5. What is the role of central bank digital currencies (CBDCs)?
These are a very different creature than the types of crypto items most banks and credit unions would encounter today, though it is part of the larger matter of crypto assets. A CBDC would be a liability of a central bank, like the Federal Reserve, that can be used as a digital payment instrument — greenbacks made of blips.

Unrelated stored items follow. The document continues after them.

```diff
@@ -221,22 +240,34 @@
                     const int xo = r16 * M_ * ROWB + m * ROWB + ((((ks & 3) * 4 + lg) ^ r16) << 4) + (ks >> 2) * 256;
                     const u32x4 xf = *reinterpret_cast<const u32x4*>(tg + xo);
                     gacc[m] = X::mma(ga[kg][0], xf, gacc[m]);
-                    gacc[m] = X::mma(ga[kg][1], xf, gacc[m]);
+                    if (!pack) gacc[m] = X::mma(ga[kg][1], xf, gacc[m]);
                 }
-#pragma unroll
-                for (int r = 0; r < 4; ++r) gpart[((w * M_ + m) * 16 + 4 * lg + r) * 16 + r16] = gacc[m][r];
+                if (pack) {
+#pragma unroll
+                    for (int r = 0; r < 4; ++r) {
+                        const unsigned int u = __float_as_uint(gacc[m][r]);
+                        const auto sw = __builtin_amdgcn_permlane32_swap(u, u, false, false);
+                        gacc[m][r] = __uint_as_float(sw[0]) + __uint_as_float(sw[1]);
+                    }
+                }
+                const int hrow = pack ? 4 * (lg & 1) : 4 * lg;
+#pragma unroll
+                for (int r = 0; r < 4; ++r) gpart[(w * 16 + hrow + r) * HS + m * 16 + r16] = gacc[m][r];
             }
             asm volatile("s_waitcnt lgkmcnt(0)" ::: "memory");
             __builtin_amdgcn_s_barrier();
             float sc[M_], mx = -INFINITY;
+            {
+                const float* gq = gpart + head * HS + (lg < M_ ? lg : M_ - 1) * 16 + r16;
+                float a = 0.f;
+#pragma unroll
+                for (int ww = 0; ww < 8; ++ww) a += gq[ww * 16 * HS];
+                gate_share<M_>(a, sc);
+            }
 #pragma unroll
             for (int m = 0; m < M_; ++m) {
-                float a = 0.f;
-#pragma unroll
-                for (int ww = 0; ww < 8; ++ww) a += gpart[((ww * M_ + m) * 16 + head) * 16 + r16];
-                if (kp[m] != 0u) a = -INFINITY;
-                sc[m] = a;
-                mx = fmaxf(mx, a);
+                if (kp[m] != 0u) sc[m] = -INFINITY;
+                mx = fmaxf(mx, sc[m]);
             }
             softmax_fast<M_>(sc, mx);
             const int64_t bq = o0 + r16;
@@ -266,7 +297,8 @@
 #pragma unroll
             for (int c = 0; c < CT; ++c) acc[t][c] = f32x4{0.f, 0.f, 0.f, 0.f};
         float ov[NV];
-        unsigned int vpk[MODE == WS_VPROJ ? M_ : 1][NV / 2];
+        constexpr bool VPK = MODE == WS_VPROJ && VOUT;
+        unsigned int vpk[VPK ? M_ : 1][NV / 2];
 #pragma unroll
         for (int j = 0; j < NV; ++j) ov[j] = 0.f;
 
@@ -294,8 +326,10 @@
                         v[4 * c + r] = acc[0][c][r] + bias[4 * c + r];
                         ov[4 * c + r] = fmaf(pm[m], v[4 * c + r], ov[4 * c + r]);
                     }
-#pragma unroll
-                for (int j = 0; j < NV / 2; ++j) vpk[m][j] = pack_bf16x2(v[2 * j], v[2 * j + 1]);
+                if (VPK) {
+#pragma unroll
+                    for (int j = 0; j < NV / 2; ++j) vpk[VPK ? m : 0][j] = pack_bf16x2(v[2 * j], v[2 * j + 1]);
+                }
 #pragma unroll
                 for (int c = 0; c < CT; ++c) acc[0][c] = f32x4{0.f, 0.f, 0.f, 0.f};
             }
@@ -351,10 +385,10 @@
         } else {
             const int64_t b = o0 + r16;
             if (b < o_end) {
-                if (p.v_out) {
+                if (VPK && p.v_out) {
 #pragma unroll
                     for (int m = 0; m < M_; ++m)
-                        store_packed<CT>(reinterpret_cast<unsigned short*>(p.v_out) + (b * M_ + m) * N + ncol0 + NV * lg, vpk[m]);
+                        store_packed<CT>(reinterpret_cast<unsigned short*>(p.v_out) + (b * M_ + m) * N + ncol0 + NV * lg, vpk[VPK ? m : 0]);
                 }
                 if (p.out_f32) store_cols_f32<CT>(reinterpret_cast<float*>(p.c) + b * N + ncol0 + NV * lg, ov);
                 else store_cols<CT>(reinterpret_cast<unsigned short*>(p.c) + b * N + ncol0 + NV * lg, ov);
@@ -594,8 +628,8 @@
     char* db = zp + ZROWS * ROWX;
     char* dbl = db + 2 * DT;
     float* part = reinterpret_cast<float*>(db + (HILO ? 4 : 2) * DT);
+    static_assert(HBL <= 8, "hi and lo rows side by side");
     unsigned short* dsh = reinterpret_cast<unsigned short*>(reinterpret_cast<char*>(part) + NPART * PSTR * 4);
-    unsigned short* dsl = dsh + 16 * DSROW;
 
     const int lane = lane_id(), r16 = lane & 15, lg = lane >> 4;
     const int w = __builtin_amdgcn_readfirstlane(wave_id());
@@ -618,7 +652,7 @@
         if (HILO) ws_dma_rows_asm<KJ, 16, 1>(dlsrc + o0 * (int64_t)ROWX, (unsigned)ROWX, ov, dbl + buf * DT);
     };
     for (int i = threadIdx.x; i < ZROWS * ROWX / 16; i += 512) reinterpret_cast<u32x4*>(zp)[i] = u32x4{0u, 0u, 0u, 0u};
-    for (int i = threadIdx.x; i < 2 * 16 * DSROW / 2; i += 512) reinterpret_cast<unsigned int*>(dsh)[i] = 0u;
+    for (int i = threadIdx.x; i < 16 * DSROW / 2; i += 512) reinterpret_cast<unsigned int*>(dsh)[i] = 0u;
     issue(o_beg, 0);
 
     const unsigned short* wsrc = reinterpret_cast<const unsigned short*>(p.wvt);
@@ -767,7 +801,7 @@
                 if (b < o_end) p.dsbuf[(b * H + hbase + ds_hh) * M_ + ds_m] = d;
                 const unsigned short hi = X::from_f32(d);
                 dsh[ds_hh * DSROW + kslot(ds_s, ds_m)] = hi;
-                dsl[ds_hh * DSROW + kslot(ds_s, ds_m)] = X::from_f32(d - X::to_f32(hi));
+                dsh[(8 + ds_hh) * DSROW + kslot(ds_s, ds_m)] = X::from_f32(d - X::to_f32(hi));
             }
         }
         asm volatile("s_waitcnt lgkmcnt(0)" ::: "memory");
@@ -775,19 +809,21 @@
 #pragma unroll
         for (int ks = 0; ks < KU; ++ks) {
             const u32x4 bh = *reinterpret_cast<const u32x4*>(reinterpret_cast<const char*>(dsh) + (r16 * DSROW + 32 * ks + 8 * lg) * 2);
-            const u32x4 bl = *reinterpret_cast<const u32x4*>(reinterpret_cast<const char*>(dsl) + (r16 * DSROW + 32 * ks + 8 * lg) * 2);
 #pragma unroll
             for (int ct = 0; ct < NCT; ++ct) {
                 const u32x4 af = tr_frag16(smem, (uz[ks][0] ? 0 : cur * XT) + (ua[ks][0] ^ (32 * ct)),
                                            (uz[ks][1] ? 0 : cur * XT) + (ua[ks][1] ^ (32 * ct)));
                 uacc[ct] = X::mma(af, bh, uacc[ct]);
-                uacc[ct] = X::mma(af, bl, uacc[ct]);
             }
         }
         asm volatile("s_waitcnt vmcnt(0)" ::: "memory");
         asm volatile("" : "+v"(pmv_n), "+v"(dwb_n));
         pmv = pmv_n; dwb = dwb_n;
     }
+#pragma unroll
+    for (int ct = 0; ct < NCT; ++ct)
+#pragma unroll
+        for (int r = 0; r < 4; ++r) uacc[ct][r] += __shfl_down(uacc[ct][r], 8, 64);
     if (r16 < HBL) {
 #pragma unroll
         for (int ct = 0; ct < NCT; ++ct)
@@ -800,7 +836,7 @@
     constexpr int JB = 256;
     const int xrows = 16 * M, zrows = (32 * ((xrows + 31) / 32) - xrows) > 0 ? 1 : 0, hbl = JB / hd;
     return (size_t)(2 * xrows + zrows) * 2 * E + (size_t)(lo ? 4 : 2) * 16 * 2 * JB + (size_t)8 * (16 * hbl * M) * 4 +
-           (size_t)2 * 16 * 72 * 2;
+           (size_t)16 * 72 * 2;
 }
 
 template <int KT, int HK, int M_>
@@ -877,15 +913,16 @@
 }
 
 
-template <int M_>
+template <int M_, bool PACK, bool VOUT>
 __global__ __launch_bounds__(512, 2) void vproj_slab_kernel(GemmNtArgs p, int rows_per_block, int nchunk) {
     using X = Tr<BF16>;
     constexpr int KT = 16, K = 512, CT = 2, KG = 2;
+    constexpr int NH = PACK ? 8 : 16, HS = gate_hs(M_);
     constexpr int SB = 128;
     constexpr int SLAB = 16 * M_ * SB;
     constexpr int TILE = 8 * SLAB;
     constexpr int CW = 32, BC = 256, NV = 8;
-    constexpr int GP = 8 * M_ * 256;
+    constexpr int GP = gate_part_floats(M_, NH);
     constexpr int NDMA = 16 * M_ * SB / 1024;
     extern __shared__ __attribute__((aligned(16))) char smem[];
     float* gpart = reinterpret_cast<float*>(smem + 2 * TILE);
@@ -938,12 +975,15 @@
 #pragma unroll
     for (int kk = 0; kk < KG; ++kk) xoff[kk] = r16 * SB + ((((4 * kk) + lg) ^ (r16 & 7)) << 4);
 
-    u32x4 ga[KG][2];
+    constexpr int NGA = PACK ? 1 : 2;
+    u32x4 ga[KG][NGA];
 #pragma unroll
     for (int kg = 0; kg < KG; ++kg) {
         const int ks = KG * w + kg;
-        ga[kg][0] = *reinterpret_cast<const u32x4*>(reinterpret_cast<const unsigned short*>(p.g_ahi) + (int64_t)r16 * K + 32 * ks + 8 * lg);
-        ga[kg][1] = *reinterpret_cast<const u32x4*>(reinterpret_cast<const unsigned short*>(p.g_alo) + (int64_t)r16 * K + 32 * ks + 8 * lg);
+        const unsigned short* ah = reinterpret_cast<const unsigned short*>(p.g_ahi) + (int64_t)r16 * K + 32 * ks + 8 * lg;
+        const unsigned short* al = reinterpret_cast<const unsigned short*>(p.g_alo) + (int64_t)(PACK ? r16 & 7 : r16) * K + 32 * ks + 8 * lg;
+        ga[kg][0] = *reinterpret_cast<const u32x4*>(PACK && r16 >= 8 ? al : ah);
+        if (!PACK) ga[kg][NGA - 1] = *reinterpret_cast<const u32x4*>(al);
     }
     unsigned int kp[M_], kp_next[M_];
     {
@@ -971,10 +1011,19 @@
             for (int kg = 0; kg < KG; ++kg) {
                 const u32x4 xf = *reinterpret_cast<const u32x4*>(sl + m * 16 * SB + xoff[kg]);
                 gacc = X::mma(ga[kg][0], xf, gacc);
-                gacc = X::mma(ga[kg][1], xf, gacc);
-            }
-#pragma unroll
-            for (int r = 0; r < 4; ++r) gp[((w * M_ + m) * 16 + 4 * lg + r) * 16 + r16] = gacc[r];
+                if (!PACK) gacc = X::mma(ga[kg][NGA - 1], xf, gacc);
+            }
+            if (PACK) {
+#pragma unroll
+                for (int r = 0; r < 4; ++r) {
+                    const unsigned int u = __float_as_uint(gacc[r]);
+                    const auto sw = __builtin_amdgcn_permlane32_swap(u, u, false, false);
+                    gacc[r] = __uint_as_float(sw[0]) + __uint_as_float(sw[1]);
+                }
+            }
+            const int hrow = PACK ? 4 * (lg & 1) : 4 * lg;
+#pragma unroll
+            for (int r = 0; r < 4; ++r) gp[(w * NH + hrow + r) * HS + m * 16 + r16] = gacc[r];
         }
     };
 #pragma unroll
@@ -982,7 +1031,7 @@
 #pragma unroll
         for (int c = 0; c < CT; ++c) asm volatile("" : "+v"(wreg[ks][c]));
 #pragma unroll
-    for (int kg = 0; kg < KG; ++kg) asm volatile("" : "+v"(ga[kg][0]), "+v"(ga[kg][1]));
+    for (int kg = 0; kg < KG; ++kg) asm volatile("" : "+v"(ga[kg][0]), "+v"(ga[kg][NGA - 1]));
     asm volatile("s_waitcnt vmcnt(0)" ::: "memory");
     scores(0, gpart);
 
@@ -994,16 +1043,16 @@
         if (more) load_kp(o0 + 16);
         float pm[M_];
         {
-            const float* gp = gpart + cur * GP;
+            const float* gq = gpart + cur * GP + head * HS + (lg < M_ ? lg : M_ - 1) * 16 + r16;
+            float a = 0.f;
+#pragma unroll
+            for (int ww = 0; ww < 8; ++ww) a += gq[ww * NH * HS];
+            gate_share<M_>(a, pm);
             float mx = -INFINITY;
 #pragma unroll
             for (int m = 0; m < M_; ++m) {
-                float a = 0.f;
-#pragma unroll
-                for (int ww = 0; ww < 8; ++ww) a += gp[((ww * M_ + m) * 16 + head) * 16 + r16];
-                if (kp[m] != 0u) a = -INFINITY;
-                pm[m] = a;
-                mx = fmaxf(mx, a);
+                if (kp[m] != 0u) pm[m] = -INFINITY;
+                mx = fmaxf(mx, pm[m]);
             }
             softmax_fast<M_>(pm, mx);
             const int64_t bq = o0 + r16;
@@ -1024,7 +1073,7 @@
 #pragma unroll
         for (int c = 0; c < CT; ++c) acc[c] = f32x4{0.f, 0.f, 0.f, 0.f};
         float ov[NV];
-        unsigned int vpk[M_][NV / 2];
+        unsigned int vpk[VOUT ? M_ : 1][NV / 2];
 #pragma unroll
         for (int j = 0; j < NV; ++j) ov[j] = 0.f;
         u32x4 xf[PF + 1];
@@ -1050,8 +1099,10 @@
                         v[4 * c + r] = acc[c][r] + bias[4 * c + r];
                         ov[4 * c + r] = fmaf(pm[m], v[4 * c + r], ov[4 * c + r]);
                     }
-#pragma unroll
-                for (int j = 0; j < NV / 2; ++j) vpk[m][j] = pack_bf16x2(v[2 * j], v[2 * j + 1]);
+                if (VOUT) {
+#pragma unroll
+                    for (int j = 0; j < NV / 2; ++j) vpk[VOUT ? m : 0][j] = pack_bf16x2(v[2 * j], v[2 * j + 1]);
+                }
 #pragma unroll
                 for (int c = 0; c < CT; ++c) acc[c] = f32x4{0.f, 0.f, 0.f, 0.f};
             }
@@ -1062,10 +1113,10 @@
         if (more) scores(cur ^ 1, gpart + (cur ^ 1) * GP);
         const int64_t b = o0 + r16;
         if (b < o_end) {
-            if (p.v_out) {
+            if (VOUT && p.v_out) {
 #pragma unroll
                 for (int m = 0; m < M_; ++m)
-                    store_packed<CT>(reinterpret_cast<unsigned short*>(p.v_out) + (b * M_ + m) * N + ncol0 + NV * lg, vpk[m]);
+                    store_packed<CT>(reinterpret_cast<unsigned short*>(p.v_out) + (b * M_ + m) * N + ncol0 + NV * lg, vpk[VOUT ? m : 0]);
             }
             if (p.out_f32) store_cols_f32<CT>(reinterpret_cast<float*>(p.c) + b * N + ncol0 + NV * lg, ov);
             else store_cols<CT>(reinterpret_cast<unsigned short*>(p.c) + b * N + ncol0 + NV * lg, ov);
@@ -1074,9 +1125,9 @@
     }
 }
 
-template <int M_>
-void launch_vproj_slab(const GemmNtArgs& a, hipStream_t s) {
-    const size_t smem = (size_t)2 * 16 * M_ * 1024 + (size_t)2 * 8 * M_ * 256 * sizeof(float);
+template <int M_, bool PACK, bool VOUT>
+void launch_vproj_slab_t(const GemmNtArgs& a, hipStream_t s) {
+    const size_t smem = (size_t)2 * 16 * M_ * 1024 + (size_t)2 * gate_part_floats(M_, PACK ? 8 : 16) * sizeof(float);
     const int groups = a.N / 256;
     int64_t chunks = 256 / groups;
     if (chunks < 1) chunks = 1;
@@ -1084,9 +1135,16 @@
     rpb = (rpb + 15) / 16 * 16;
     const int64_t nchunk = (a.R + rpb - 1) / rpb;
     dim3 grid(xcd_grid((unsigned)nchunk, (unsigned)groups)), block(512);
-    auto kern = vproj_slab_kernel<M_>;
+    auto kern = vproj_slab_kernel<M_, PACK, VOUT>;
     (void)hipFuncSetAttribute(reinterpret_cast<const void*>(kern), hipFuncAttributeMaxDynamicSharedMemorySize, (int)smem);
     kern<<<grid, block, smem, s>>>(a, (int)rpb, (int)nchunk);
+}
+
+template <int M_>
+void launch_vproj_slab(const GemmNtArgs& a, hipStream_t s) {
+    if (a.H > 8) launch_vproj_slab_t<M_, false, true>(a, s);
+    else if (a.v_out) launch_vproj_slab_t<M_, true, true>(a, s);
+    else launch_vproj_slab_t<M_, true, false>(a, s);
 }
 
 template <int KT, int MODE, int M_, bool GATE>
@@ -1103,11 +1161,16 @@
     rpb = (rpb + OROWS - 1) / OROWS * OROWS;
     const int64_t nchunk = (a.R + rpb - 1) / rpb;
     dim3 grid(xcd_grid((unsigned)nchunk, (unsigned)groups)), block(512);
-    if (GATE) smem += (size_t)8 * M_ * 256 * sizeof(float);
-    auto kern = gemm_ws_kernel<KT, MODE, M_, GATE, CT>;
-    if (smem > 64 * 1024)
-        (void)hipFuncSetAttribute(reinterpret_cast<const void*>(kern), hipFuncAttributeMaxDynamicSharedMemorySize, (int)smem);
-    kern<<<grid, block, smem, s>>>(a, (int)rpb, (int)nchunk);
+    if (GATE) smem += (size_t)gate_part_floats(M_, 16) * sizeof(float);
+    auto launch = [&](auto kern) {
+        if (smem > 64 * 1024)
+            (void)hipFuncSetAttribute(reinterpret_cast<const void*>(kern), hipFuncAttributeMaxDynamicSharedMemorySize, (int)smem);
+        kern<<<grid, block, smem, s>>>(a, (int)rpb, (int)nchunk);
+    };
+    if constexpr (MODE == WS_VPROJ) {
+        if (!a.v_out) { launch(gemm_ws_kernel<KT, MODE, M_, GATE, CT, false>); return; }
+    }
+    launch(gemm_ws_kernel<KT, MODE, M_, GATE, CT, true>);
 }
 
 constexpr bool ws_built(int KT, int MODE, int M, bool gate) {
@@ -1115,7 +1178,7 @@
     if (KT == 4 || KT == 12) return false;
     if (MODE == WS_VFLAT) return KT >= 24;
     if (M == 4) return KT <= 16;
-    return 2 * 16 * M * 2 * 32 * KT + (gate ? 8 * M * 1024 : 0) <= 150 * 1024;
+    return 2 * 16 * M * 2 * 32 * KT + (gate ? gate_part_floats(M, 16) * 4 : 0) <= 150 * 1024;
 }
 
 template <int MODE, int M_, bool GATE>
@@ -1150,7 +1213,7 @@
     const bool vproj = (a.pooled & 1) != 0;
     if (vproj && ws_vproj_flat(a)) return a.hd % (16 * ct) == 0 && a.lda == (int64_t)a.M * a.K;
     const size_t tile = (size_t)16 * (vproj ? a.M : 2) * 2 * a.K;
-    size_t smem = 2 * tile + (vproj && a.g_ahi ? (size_t)8 * a.M * 1024 : 0);
+    size_t smem = 2 * tile + (vproj && a.g_ahi ? (size_t)gate_part_floats(a.M, 16) * 4 : 0);
     if (smem > 150 * 1024) return false;
     if (vproj) return a.M >= 1 && a.M <= 4 && a.hd % 32 == 0 && a.lda == (int64_t)a.M * a.K;
     return a.lda == a.K;
```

Many years ago, at an early blockchain conference, an IBM analyst said, “I keep hearing that the blockchain is the answer. But I want to know what the question was.”
In a similar vein, Federal Reserve Board Governor Christopher Waller noted in an August 2021 speech that the Fed is working on a discussion paper on this issue, but added that “in all the recent exuberance about CBDCs, advocates point to many potential benefits of a Federal Reserve digital currency, but they often fail to ask a simple question: What problem would a CBDC solve?”
What a Federal Reserve CBDC would be is still being formulated. Federal Reserve Board Chairman Jerome Powell has made it clear already that Fed-issued physical currency will not be replaced by federal crypto.
Indeed, in a speech earlier in the summer of 2021, Powell suggested that if the Fed created its own crypto, it would likely negate the need for both crypto like Bitcoin and stablecoins.
As big and broad as the crypto discussion has become, it is still early days, with much in flux with regulators and in Congress.